As a wise Queen once said, “Get some fucking self respect!” The advice is not quite right. The standards with which I measure myself are largely out of proportion with the standards I use to see others. Language is tricksey. By ‘standards’ and ‘measurement’ I simply mean how one doles out affection and regard, the infinite intricacies of the politics of being. But the machinations of that caucus I will leave for another day.

And I am not a slut. M. is just a good friend who has seen a lot of my ugliness and not walked away yet. I love you melon.

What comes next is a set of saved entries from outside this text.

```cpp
#define POINTOPS2_ACT_NONE       0
#define POINTOPS2_ACT_RELU       1
#define POINTOPS2_ACT_LEAKY_RELU 2
#define POINTOPS2_ACT_TANH       3
void batch_norm_act_stats_launcher(int n, int c, int x_type, const void *x, float *partials, int partial_rows, float eps, float momentum,
                                   float *running_mean, float *running_var, float *stat);
void batch_norm_act_forward_launcher(int n, int c, int x_type, int r_type, int act, float slope, const void *x, const float *mean,
                                     const float *scale, int scale_is_var, float eps, const float *gamma, const float *beta,
                                     const void *residual, void *o, float *stat_out);
void batch_norm_act_backward_launcher(int n, int c, int x_type, int act, float slope, int training, const void *x, const void *grad_o,
                                      const float *stat, const float *gamma, const float *beta, float *partials, int partial_rows,
                                      float *grad_gamma, float *grad_beta, void *grad_x);

void seg_loss_forward_launcher(int n, int c, int logits_type, int shift_type, const void *logits, const long long *target, const void *shift_pred,
                               const float *shift, long long ignore_index, float smooth_eps, float offset_weight, float *stat, double *partials,
// ... 69 lines not shown
```

### stratified_transformer_amd/_lib.py

```python
import ctypes
import os
import subprocess

import torch

_HERE = os.path.dirname(os.path.abspath(__file__))
LIB_PATH = os.path.join(_HERE, "lib", "libpointops2_hip.so")
CSRC = os.path.join(_HERE, "csrc")
_lib = None

I, U, P, Z, F, D = ctypes.c_int, ctypes.c_uint, ctypes.c_void_p, ctypes.c_size_t, ctypes.c_float, ctypes.c_double
Q = ctypes.c_longlong


class LaunchOpts(ctypes.Structure):
    _fields_ = [("table_rows", I), ("key_rows", I), ("csc_offsets", P), ("csc_pair", P), ("csc_query", P), ("row_order", P),
                ("row_order_rows", I), ("workspace", P), ("workspace_bytes", Z), ("point_count", I), ("batch_count", I),
                ("fps_prev_idx", P), ("fps_prev_new_offset", P), ("fps_unordered", I)]


def with_table_rows(opts, L):
    opts = opts if opts is not None else LaunchOpts()
    opts.table_rows = int(L)
    return opts
# ... 53 lines not shown
    "pointops2_cell_plan_sizes_launcher": [I, P, P, P, P, P, P, P, P, P, P, P, P, P, Z],
    "pointops2_cell_plan_fill_launcher": [I, P, F, F, I, P, P, P, P, P, P, P, P, P, P, P, P],
    "pointops2_swin_quant_launcher": [I, P, P, F, F, I, P],
    "pointops2_swin_pairs_rel_launcher": [I, I, P, P, P, I, P],
    "pointops2_swin_cell_fill_launcher": [I, I, I] + [P] * 13,
    "cell_attention_forward_launcher": [P, I, I, I] + [P] * 9,
    "cell_attention_backward_launcher": [P, I, I, I] + [P] * 16,
    "cell_attention_forward_bf16_launcher": [P, I, I, I] + [P] * 9,
    "cell_attention_backward_bf16_launcher": [P, I, I, I] + [P] * 16,
    "cell_attention_qkv_forward_launcher": [P, I, I, I, P, I, F] + [P] * 6,
    "cell_attention_qkv_backward_launcher": [P, I, I, I, P, P, I, F] + [P] * 10,
    "kpconv_aggregate_forward_launcher": [I, I, I, I, I, P, P, P, P, P, F, P],
    "kpconv_aggregate_backward_launcher": [I, I, I, I, I, P, P, P, P, F, P, P],
    "grouped_max_forward_launcher": [I, I, I, I, I, P, P, P, P],
    "grouped_max_backward_launcher": [I, I, I, I, I, P, P, P, P, P],
    "residual_norm_forward_launcher": [I, I, I, I, P, P, P, P, P, F, P, P, P],
    "residual_norm_backward_launcher": [I, I, I, I, P, P, P, P, P, P, P, P, P, I, P, P],
    "batch_norm_act_stats_launcher": [I, I, I, P, P, I, F, F, P, P, P],
    "batch_norm_act_forward_launcher": [I, I, I, I, I, F, P, P, P, I, F, P, P, P, P, P],
    "batch_norm_act_backward_launcher": [I, I, I, I, F, I, P, P, P, P, P, P, I, P, P, P],
    "seg_loss_forward_launcher": [I, I, I, I, P, P, P, P, Q, F, F, P, P, I, P, P, P],
    "seg_loss_backward_launcher": [I, I, I, I, P, P, P, P, P, P, P, Q, F, F, P, P],
    "pointops2_dbscan_keys_launcher": [I, I, P, P, D, D, D, D, I, I, I, P],
    "pointops2_dbscan_prepare_launcher": [I, I, I, I, I, P, P, P, P, P, P],
    "pointops2_dbscan_core_launcher": [I, I, P, P, P, P, P, P, P, P],
    "pointops2_dbscan_round_launcher": [I, I, P, P, P, P, P, P, P],
    "pointops2_dbscan_label_launcher": [I, I, P, P, P, P, P, P, P, P],
    "pointops2_contacts_count_launcher": [I, I, P, P, P, F, P, P],
    "pointops2_contacts_min_launcher": [I, I, P, P],
    "pointops2_label_boxes_launcher": [I, I, P, P, P, P, P],
    "pointops2_reach_rows_launcher": [I, I, P, P, P, F, P],
    "pointops2_supports_keys_launcher": [I, I, P, P, P, D, I, I, I, P],
    "pointops2_supports_means_launcher": [I, I, I, P, P, P, P, P, P, P, P],
    "pointops2_supports_count_launcher": [I, P, P, F, I, P],
    "pointops2_evaltile_seed_dist_launcher": [I, I, P, P, P, P, P, P],
    "pointops2_evaltile_update_launcher": [I, I, I, P, P, P, P, P],
    "pointops2_evaltile_vote_launcher": [I, I, I, I, P, P, P, P, P],
    "pointops2_evaltile_vote_shift_launcher": [I, I, I, I, P, I, P, P, P, P, P, P],
    "pointops2_augment_pass_launcher": [I] * 6 + [P] * 10,
    "pointops2_augment_blur_launcher": [Q, I, I, P, P, P],
}
RESULTS = {
    "pointops2_get_stream": ([], P),
    "pointops2_last_error": ([], ctypes.c_char_p),
    "pointops2_abi_version": ([], I),
    "pointops2_csc_workspace_bytes": ([I, I], Z),
    "pointops2_fps_workspace_bytes": ([I, I], Z),
    "pointops2_knn_workspace_bytes": ([I, I, I], Z),
    "pointops2_index_workspace_bytes": ([I], Z),
    "pointops2_partitions4_workspace_bytes": ([I], Z),
    "pointops2_row_order_workspace_bytes": ([I], Z),
    "pointops2_cell_plan_workspace_bytes": ([I], Z),
    "pointops2_cell_forward_variant": ([P, I, I, I, I], I),
    "pointops2_evaltile_max_parts": ([], I),
}

CELL_FWD = {"error": -1, "none": 0, "mfma64": 1, "mfma80": 2, "valu80": 3, "valu160": 4}
ROW_TYPES = {torch.float32: 0, torch.float16: 1, torch.bfloat16: 2}
ACTIVATIONS = {"none": 0, "relu": 1, "leaky_relu": 2, "tanh": 3}


def cell_forward_variant(plan, h, L, bf16=False, hdim=16):
    arg = None if plan is None else plan.c_arg() if hasattr(plan, "c_arg") else ctypes.byref(plan)
    code = lib().pointops2_cell_forward_variant(arg, int(h), int(hdim), int(L), int(bool(bf16)))
    return {v: k for k, v in CELL_FWD.items()}[code]


def exported_symbols():
    return sorted(list(SIGNATURES) + list(RESULTS))


def build(verbose=False):
    cmd = ["make", "-C", CSRC, "-j8"] + ([] if verbose else ["-s"])
    subprocess.check_call(cmd)
    return LIB_PATH


def lib():
    global _lib
    if _lib is None:
        if not os.path.exists(LIB_PATH):
            raise RuntimeError(
                f"{LIB_PATH} is missing: the HIP extension has not been built "
                "(run `python -c 'import __graft_entry__ as g; g.build()'` or `make -C stratified_transformer_amd/csrc`). "
                "There is no CPU fallback for the product path.")
        l = ctypes.CDLL(LIB_PATH)
        for name, argtypes in SIGNATURES.items():
            fn = getattr(l, name)
            fn.argtypes = argtypes
            fn.restype = None
        for name, (argtypes, restype) in RESULTS.items():
            fn = getattr(l, name)
            fn.argtypes = argtypes
            fn.restype = restype
        _lib = l
    return _lib


def ptr(t):
    if t is None:
        return None
    return t.data_ptr()


def check_tensor(t, dtype, name):
    if not t.is_cuda:
        raise RuntimeError(f"{name}: expected a GPU tensor (the pointops2 HIP path has no CPU fallback), got {t.device}")
    if t.dtype != dtype:
        raise TypeError(f"{name}: expected {dtype}, got {t.dtype}")
    if not t.is_contiguous():
        raise RuntimeError(f"{name}: expected a contiguous tensor")
    return t


_raw_stream = getattr(torch._C, "_cuda_getCurrentRawStream", None)


CALLS = [0]
# ... 17 lines not shown
```

### stratified_transformer_amd/csrc/cell_attn.hip

```cpp
#include "cell_common.h"

namespace p2 {


template <typename T>
__device__ __forceinline__ void stage_table_t(T *lds, const T *__restrict__ tab, int L, int h, int head) {
    const int total = 3 * L * 16;
    for (int x = threadIdx.x; x < total; x += blockDim.x) {
        const int i = x % 16, r = (x / 16) % L, ax = x / (16 * L);
        lds[x] = tab[(((size_t)r * h + head) * 16 + i) * 3 + ax];
    }
}
template <int TS, typename T>
__device__ __forceinline__ void stage_tables(T *lds, const T *__restrict__ table_q, const T *__restrict__ table_k, const T *__restrict__ table_v, int L,
                                             int h, int head) {
    stage_table_t<T>(lds, table_q, L, h, head);
    stage_table_t<T>(lds + TS, table_k, L, h, head);
    stage_table_t<T>(lds + 2 * TS, table_v, L, h, head);
    __syncthreads();
}

template <int LCAP>
struct TabGeo {
    static constexpr int TS = 3 * LCAP * 16;
// ... 3 lines not shown
    int o0, o1, o2;
};
__device__ __forceinline__ RowOff row_off(unsigned w, int L, int c) {
    RowOff r;
    r.o0 = (int)(w & 255u) * 16 + 4 * c;
    r.o1 = (int)(L + ((w >> 8) & 255u)) * 16 + 4 * c;
    r.o2 = (int)(2 * L + ((w >> 16) & 255u)) * 16 + 4 * c;
    return r;
}
template <int OFF>
__device__ __forceinline__ float4 tsum_at(const float *lds, RowOff r) {
    return add4(add4(*reinterpret_cast<const float4 *>(lds + OFF + r.o0), *reinterpret_cast<const float4 *>(lds + OFF + r.o1)),
                *reinterpret_cast<const float4 *>(lds + OFF + r.o2));
}

struct Rows3 {
    float4 a, b, c;
};
template <int OFF, typename T>
__device__ __forceinline__ Rows3 rows_at(const T *lds, RowOff r) {
    Rows3 x;
    x.a = ld_row4(lds + OFF + r.o0);
    x.b = ld_row4(lds + OFF + r.o1);
    x.c = ld_row4(lds + OFF + r.o2);
    return x;
}
typedef float f32x2c __attribute__((ext_vector_type(2)));
__device__ __forceinline__ float4 padd4(float4 a, float4 b) {
    const f32x2c lo = f32x2c{a.x, a.y} + f32x2c{b.x, b.y}, hi = f32x2c{a.z, a.w} + f32x2c{b.z, b.w};
    return make_float4(lo.x, lo.y, hi.x, hi.y);
}
__device__ __forceinline__ float4 pfma4(float s, float4 a, float4 acc) {
    const f32x2c ss = f32x2c{s, s};
    const f32x2c lo = __builtin_elementwise_fma(ss, f32x2c{a.x, a.y}, f32x2c{acc.x, acc.y});
    const f32x2c hi = __builtin_elementwise_fma(ss, f32x2c{a.z, a.w}, f32x2c{acc.z, acc.w});
    return make_float4(lo.x, lo.y, hi.x, hi.y);
}
__device__ __forceinline__ float4 rsum(Rows3 r) { return padd4(padd4(r.a, r.b), r.c); }
__device__ __forceinline__ f32x2c pdot_acc(float4 a, float4 b, f32x2c acc) {
    acc = __builtin_elementwise_fma(f32x2c{a.x, a.y}, f32x2c{b.x, b.y}, acc);
    return __builtin_elementwise_fma(f32x2c{a.z, a.w}, f32x2c{b.z, b.w}, acc);
}
__device__ __forceinline__ float pdot4(float4 a, float4 b) {
    const f32x2c r = pdot_acc(a, b, f32x2c{0.f, 0.f});
    return r.x + r.y;
}

template <int NPMAX, typename F>
__device__ __forceinline__ void dispatch_passes(int np, F f) {
    if (np <= 2) f(std::integral_constant<int, 2>{});
    else if (np == 3) f(std::integral_constant<int, 3>{});
    else if (np == 4 || NPMAX <= 4) f(std::integral_constant<int, 4>{});
    else if constexpr (NPMAX > 4) {
        if (np <= 6) f(std::integral_constant<int, 6>{});
        else f(std::integral_constant<int, 8>{});
    }
}

template <typename TT, bool PK>
struct LaneCtx {
    const TT *lds;
    int L, lane, p, c, head, h, C, hoff, rs_packed;
    float qscale;
    __device__ __forceinline__ int rs() const { return PK ? rs_packed : C; }
    template <typename RT>
    __device__ __forceinline__ float4 q_row4(const RT *q, int i) const {
        if constexpr (PK) return scaled_row4<RT>(q + (size_t)i * rs_packed + hoff, qscale);
        else return ld_row4(q + (size_t)i * C + hoff);
    }
};
template <typename TT, bool PK>
__device__ __forceinline__ LaneCtx<TT, PK> make_lane_ctx(const TT *lds, int h, int L, int rs, float qscale) {
    LaneCtx<TT, PK> x;
    x.lds = lds;
    x.L = L;
    x.h = h;
    x.head = blockIdx.y;
    x.C = h * 16;
    x.rs_packed = rs;
    x.qscale = qscale;
    x.lane = threadIdx.x & 63;
    x.p = x.lane >> 2;
    x.c = x.lane & 3;
    x.hoff = x.head * 16 + 4 * x.c;
    return x;
}

__device__ __forceinline__ void wait_vmem() {
    asm volatile("" ::: "memory");
    __builtin_amdgcn_s_waitcnt(0x0F70);
}
__device__ __forceinline__ int next_query_ids(rsrc_t qid, int off) {
    const int ids = (int)bload_u32(qid, off);
    wait_vmem();
    return ids;
}

template <int NPA, typename RT, typename T, bool PK>
__device__ __forceinline__ void load_key_rows(const LaneCtx<T, PK> &x, const CellBufs &cb, const RT *__restrict__ rows, int j0, int nvalid,
                                              float4 (&r4)[NPA]) {
    unsigned keys[NPA];
    bload_words<NPA>(cb.key, (j0 + x.p * NPA) * 4, keys);
#pragma unroll
    for (int t = 0; t < NPA; t++) {
        const float4 r = ld_row4(rows + (size_t)keys[t] * x.rs() + x.hoff);
        r4[t] = t < nvalid ? r : make_float4(0.f, 0.f, 0.f, 0.f);
    }
}
// ... 220 lines not shown
        wait_vmem();
        const int roff = (il * ct.nk + j0 + p * NPA) * 4;
        const float4 go4 = go_nx, o4 = o_nx;
        unsigned w[NPA];
        float a[NPA];
#pragma unroll
        for (int t = 0; t < NPA; t++) {
            w[t] = w_nx[t];
            a[t] = t < nvalid ? a_nx[t] : 0.f;
        }
        if (((il + 1) & 63) == 0) ids = next_query_ids(cb.qid, (il + 1 + x.lane) * 4);
        i_nx = __builtin_amdgcn_readlane(ids, (il + 1) & 63);
        go_nx = ldg4(go + (size_t)i_nx * x.C + x.hoff);
        o_nx = ldg4(out + (size_t)i_nx * x.C + x.hoff);
        bload_words<NPA>(cb.rel, roff + ct.nk * 4, w_nx);
        bload_floats<NPA>(rs_p, roff + ct.nk * 4, a_nx);
        if (il && c == 0) bstore_floats<NPA>(rs_g, roff - ct.nk * 4, gs_pv, nvalid);
        const float delta = quad_sum(pdot4(go4, o4));
        Rows3 rv = rows_at<2 * TS, T>(x.lds, row_off(w[0], x.L, c));
#pragma unroll
        for (int t = 0; t < NPA; t++) {
            Rows3 rv1 = rv;
            if (t + 1 < NPA) rv1 = rows_at<2 * TS, T>(x.lds, row_off(w[t + 1], x.L, c));
            const float ga = quad_sum(pdot4(go4, padd4(rsum(rv), v4[t])));
            gs_pv[t] = a[t] * (ga - delta);
            dv4[t] = pfma4(a[t], go4, dv4[t]);
            rv = rv1;
            __builtin_amdgcn_sched_barrier(0);
        }
    }
    if (ct.nq > 0 && c == 0) bstore_floats<NPA>(rs_g, ((ct.nq - 1) * ct.nk + j0 + p * NPA) * 4, gs_pv, nvalid);
    flush_key_grads<NPA, T, PK>(scr, dv4, cb.key, j0, nkc, grad_v, x);
}
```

“Love is the law, love under will.”

Crowley, whatever he was and was not, was definitely enigmatic. There are depths to his writings that I am not yet ready to explore. Somehow the notions of God and love have removed themselves from the safety of definition, and unmoored go about the business of haunting the house of my mind. I’ve found Jesus in shit-stained underwear. I’ve found love hiding under the porch, its dirty black claws deep in the flesh of a decaying dog. To understand God as the totality (sum; being; Universal Will; existentia; essentia; …) of all be-ings is not to succumb to a sugary aesthetic, a mistake made by many of the so-called ‘New-Agers’, the neo-hippies, the Rainbow Transcendentalists. Rather, it is to accept destruction as well as creation, despair as well as ecstasy, decay as well as growth, death as well as life; and never one in service to the other. Only then is the Descartian dualistic replaced with the language of holism. And this is a hard language, a language of contradiction and paradox, of disaffection as much as affection. It is not a language for Fools.

Embrace sentences it find Nothing into look and to themselves its.

Authenticity of being is a slap in the face of all that is decent and pure and moral. If you are not able to abandon the vital lies you tell yourself to keep you as you are, then turn away from the seeking. Let the essentially honest pass your house without incident, and if they are thirsty and ask for water from your well, wet their lips and send them on their way. Theirs is not your satiation.

I look forward to my next wounding. There is always learning in the shedding of skins.